La fusion administrative – bien amorcée – de l’emblématique Palais de la découverte et de la ludique et très grand public Cité des sciences et de l’industrie suscite l’inquiétude dans les (pas si) petits mondes de l’éducation, de la culture et de la vulgarisation scientifique. Il existe une vive crainte de voir disparaître de notre capitale ce que l’on peut appeler « l’esprit découverte ».
Car ce que le Palais revendique – depuis sa création en 1937 et plus encore depuis l’apparition du parc scientifique de la Villette – c’est une façon particulière de transmettre les sciences et, surtout, de susciter l’intérêt du public. Pas d’expos clinquantes sur les fluides corporels les plus rigolos, pas d’écrans tactiles, pas de Titeuf (et pas d’escalator non plus).
Mais, à toute heure, des conférences animées avec ferveur par d’authentiques passionnés, dont l’unique souci est de transmettre des connaissances. Transmission est bien le mot clef. C’est bien un humain – très compétent dans sa discipline – et non pas un panneau clignotant rédigé en trois langues avec qui vos interrogations entrent en interaction.

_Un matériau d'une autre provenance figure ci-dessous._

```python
from . import ops
from .model import build_actor_critic, pair_embeddings, pair_heads, sequence_forward_pair
from .pe_env import status_or, status_text

_log = logging.getLogger(__name__)

BUFFER_KEYS = ("p_state", "e_state", "o_state", "p_adj", "e_adj", "o_adj", "actor_historical_embedding",
               "critic_historical_embedding", "v_n", "a_n", "a_logprob_n", "r", "active")


class _Buffer(dict):

    def __missing__(self, key):
        if key == "o_adj" and "o_adj_bits" in self:
            v = ops.unpack_adj_bits(self["o_adj_bits"], self.num_obstacle_slots)
            self[key] = v
# ... 404 lines not shown
        _gc_depth += 1
    try:
        yield
    finally:
        with _gc_lock:
            _gc_depth -= 1
            if _gc_depth == 0 and _gc_was_on:
                gc.enable()


class _RolloutState:

    def __init__(self, agent, env):
        self.agent = agent
        N, P = env.num_envs, env.num_defender
        O = env.pe_cfg.O
        d, L, H, E = agent.depth, agent.num_layers, agent.rnn_hidden_dim, agent.embedding_dim
        dev = agent.device
        self.N, self.P, self.d = N, P, d
        z = lambda *s: torch.zeros(s, dtype=torch.float32, device=dev)
        self.obs = dict(p_state=z(N, P, 4), e_state=z(N, 1, 4), p_adj=z(N, P, P), e_adj=z(N, P, 1),
                        o_adj_bits=torch.zeros((N, P, ops.adj_row_words(O)), dtype=torch.int32, device=dev))
        self.o_state = z(N, O, 4)
        self.o_kvalid = torch.zeros(N, dtype=torch.int32, device=dev)
        self.hbuf_a, self.hbuf_c = z(2, L, N * P, H), z(2, L, N * P, H)
        self.quirk = bool(agent.reference_quirks and agent.actor.shared_net is agent.critic.shared_net)
        self.M = ((d + 1) // 2 if self.quirk else d) + 1
        self.ring = z(self.M, 2, N, P, E)
        self.t = 0
        self.a_n = torch.zeros((N, P), dtype=torch.int32, device=dev)
        self.logp, self.v, self.raw = z(N, P), z(N, P), z(N, P)
        self.counter = torch.full((1,), int(agent.sample_rank) << 40, dtype=torch.int64, device=dev)
        self.ticket = torch.zeros(1, dtype=torch.int32, device=dev)
        self.period = self.M if self.M % 2 == 0 else 2 * self.M
        self.graphs = {}
        self.pair_forward = agent.actor.shared_net is agent.critic.shared_net
        ops.gemm_workspace(dev)

    @property
    def ha(self):
        return self.hbuf_a[self.t & 1]

    @property
    def hc(self):
        return self.hbuf_c[self.t & 1]

    @property
    def a_cur(self):
        return self.ring[(self.t - 1) % self.M][0]

    @property
    def c_cur(self):
        return self.ring[(self.t - 1) % self.M][1]

    @property
    def hist_c(self):
        return None if self.quirk else self.ring[:, 1]

    def reset(self, env):
        for t in (self.hbuf_a, self.hbuf_c, self.ring):
            t.zero_()
        self.t = 0
        self.o_state.copy_(env.boundary_map.obstacle_agent)
        self.o_kvalid.copy_(env.n_obs)

    def _obs(self):
        o = dict(self.obs)
        o["o_state"], o["o_kvalid"] = self.o_state, self.o_kvalid
        return o

    def _hops(self, t):
        d, M, ring = self.d, self.M, self.ring
        if self.quirk:
            hops = [ring[(t - 1 - j // 2) % M][1 - j % 2] for j in range(d)]
            return hops, hops
        return [ring[(t - 1 - k) % M][0] for k in range(d)], [ring[(t - 1 - k) % M][1] for k in range(d)]

    def policy_step(self, forced_actions=None):
        ag = self.agent
        hops_a, hops_c = self._hops(self.t)
        slot = self.ring[self.t % self.M]
        a_cur, c_cur = slot[0], slot[1]
        o = self._obs()
        ha_cur, hc_cur = self.ha, self.hc
        ha_new, hc_new = self.hbuf_a[(self.t + 1) & 1], self.hbuf_c[(self.t + 1) & 1]
        if self.pair_forward and not torch.is_grad_enabled():
            emb = ag.actor.shared_net.forward_pair(o["p_state"], o["e_state"], o["o_state"], o["p_adj"], o["e_adj"], o["o_adj_bits"],
                                                   hops_a, hops_c, o["o_kvalid"], 1, slot)
            a_emb, c_emb = emb[0], emb[1]
            if ag.actor.use_rnn and ag.critic.use_rnn:
                E = a_emb.shape[-1]
                fa, fc = ops.gru_step_multi([a_emb.reshape(-1, E), c_emb.reshape(-1, E)], [ha_cur, hc_cur], [ag.actor.GRU, ag.critic.GRU],
                                            hiddens_out=[ha_new, hc_new])
                feat_a, feat_c = fa.reshape(self.N, self.P, -1), fc.reshape(self.N, self.P, -1)
                ha, hc = ha_new, hc_new
            else:
                feat_a, ha = ag.actor._rollout_features(a_emb, ha_cur, True)
                feat_c, hc = ag.critic._rollout_features(c_emb, hc_cur, True)
            v = ag.critic.head(feat_c, out=self.v)
            w_a = ag.actor.head_weight() if forced_actions is None else None
            feat_a = feat_a.contiguous()
            if w_a is not None and ops._head_ok(feat_a, w_a, ag.actor.Mean.bias):
                ops.head_sample(feat_a, w_a, ag.actor.Mean.bias, ag.sample_seed, self.counter, self.ticket, (self.a_n, self.logp))
                prob = None
            else:
                prob = torch.softmax(ag.actor.head(feat_a), dim=-1)
        else:
            prob, ha, a_emb = ag.actor(o, hops_a, ha_cur, 0, inplace_hidden=True, emb_out=a_cur)
            v, hc, c_emb = ag.critic(o, hops_c, hc_cur, 0, rollout=True, inplace_hidden=True, emb_out=c_cur)
        if forced_actions is not None:
            self.a_n.copy_(forced_actions.to(torch.int32))
            self.logp.copy_(torch.distributions.Categorical(probs=prob).log_prob(forced_actions))
        elif prob is not None:
            ops.categorical_sample(prob, ag.sample_seed, 0, counter=self.counter, out=(self.a_n, self.logp))
        if ha is not ha_new:
            ha_new.copy_(ha)
        if hc is not hc_new:
            hc_new.copy_(hc)
        if a_emb.data_ptr() != a_cur.data_ptr():
            a_cur.copy_(a_emb)
        if c_emb.data_ptr() != c_cur.data_ptr():
            c_cur.copy_(c_emb)
        if v.data_ptr() != self.v.data_ptr():
            self.v.copy_(v.reshape(self.N, self.P))

    def step(self, forced_actions=None):
        self.policy_step(forced_actions)
        self.t += 1

    def value_step(self):
        ag, d, t, M = self.agent, self.d, self.t, self.M
        hops = []
        if d:
            if self.quirk:
                hops = ([self.ring[(t - 1) % M][1]] + self._hops(t - 1)[1])[:d]
            else:
                hops = self._hops(t)[1]
        v, hc, c_emb = ag.critic(self._obs(), hops, self.hc, 0, rollout=True)
        self.v.copy_(v.reshape(self.N, self.P))

    def replay_policy_step(self):
        phase = self.t % self.period
        g = self.graphs.get(phase)
        if g is None:
            g = self.graphs[phase] = self._capture()
        g.replay()
        self.t += 1

    def _capture(self):
        live = (self.hbuf_a, self.hbuf_c, self.ring, self.counter, self.a_n, self.logp, self.v)
        keep = [t.clone() for t in live]
        side = torch.cuda.Stream()
        side.wait_stream(torch.cuda.current_stream())
        with torch.cuda.stream(side):
            for _ in range(2):
                self.policy_step()
        torch.cuda.current_stream().wait_stream(side)
        g = torch.cuda.CUDAGraph()
        with _collector_paused():
            with torch.cuda.graph(g, capture_error_mode="thread_local"):
                self.policy_step()
        for t, k in zip(live, keep):
            t.copy_(k)
        return g
```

Replongeons dans l’ambiance de ces ateliers qui font le charme du lieu. Par exemple celui intitulé « Expériences à -193° », auquel nous avons assisté lors de la soirée de soutien.
Un ersatz de labo de chimie ; une paillasse qui fait face à trois rangées de banquettes – de quoi accueillir une classe. Cadre sobre dans lequel, vingt minutes durant, le conférencier explique “preuves” à l’appui des notions aussi abstraites que le point triple, les phases, le vide ou l’agitation moléculaire. Le « show », sans effets de manche, n’en est pas moins efficace et bouscule les a priori des non-initiés. Non, la phase solide ne flotte pas dans la phase solide, excepté s’il s’agit d’un glaçon d’eau ; oui, l’eau peut bouillir à 20°c. On est loin d’une science de foire et, en suivant le raisonnement méthodique, en trouvant aussi des réponses à chacune de ses questions, le spectateur (de 7 à bien plus de 77 ans) apprend et comprend.
Certes, on navigue dans un décor « années 80 » (1…980 ? 1…880 ?) qui aurait besoin d’un coup de frais. Certes, on ne touche pas aux derniers déploiements des disciplines les plus pointues. Sans doute pas non plus à la “science en train de se faire”. Mais avant d’aborder le fonctionnement du LHC, il faut comprendre ce qu’est un ampère, une bobine ou la loi de Lorenz… Et c’est cette transmission – vivante – des fondamentaux, trop facilement négligée, qui donne la saveur au Palais.
L’actualité chaude autour de la fusion des deux grands pôles de la vulgarisation scientifique à Paris pose enfin cette question : quelle place donner à quelle culture scientifique dans la culture en général ? Une interrogation fondamentale que résume bien cette intervention du physicien Alain Aspect, mardi dernier, lors de la soirée de soutien organisée au Palais de la découverte:
“La science, c’est d’abord du merveilleux, mais [dans] ce merveilleux, il ya matière à comprendre. Je ne voudrais pas que l’on oppose culture scientifique et culture en général. (…) Le fait que le Palais de la découverte se trouve à deux pas des Champs-Elysées, à deux pas des grandes expositions du Grand palais et à une petite marche à pieds du Louvre est absolument symbolique du fait que la culture fait un tout.”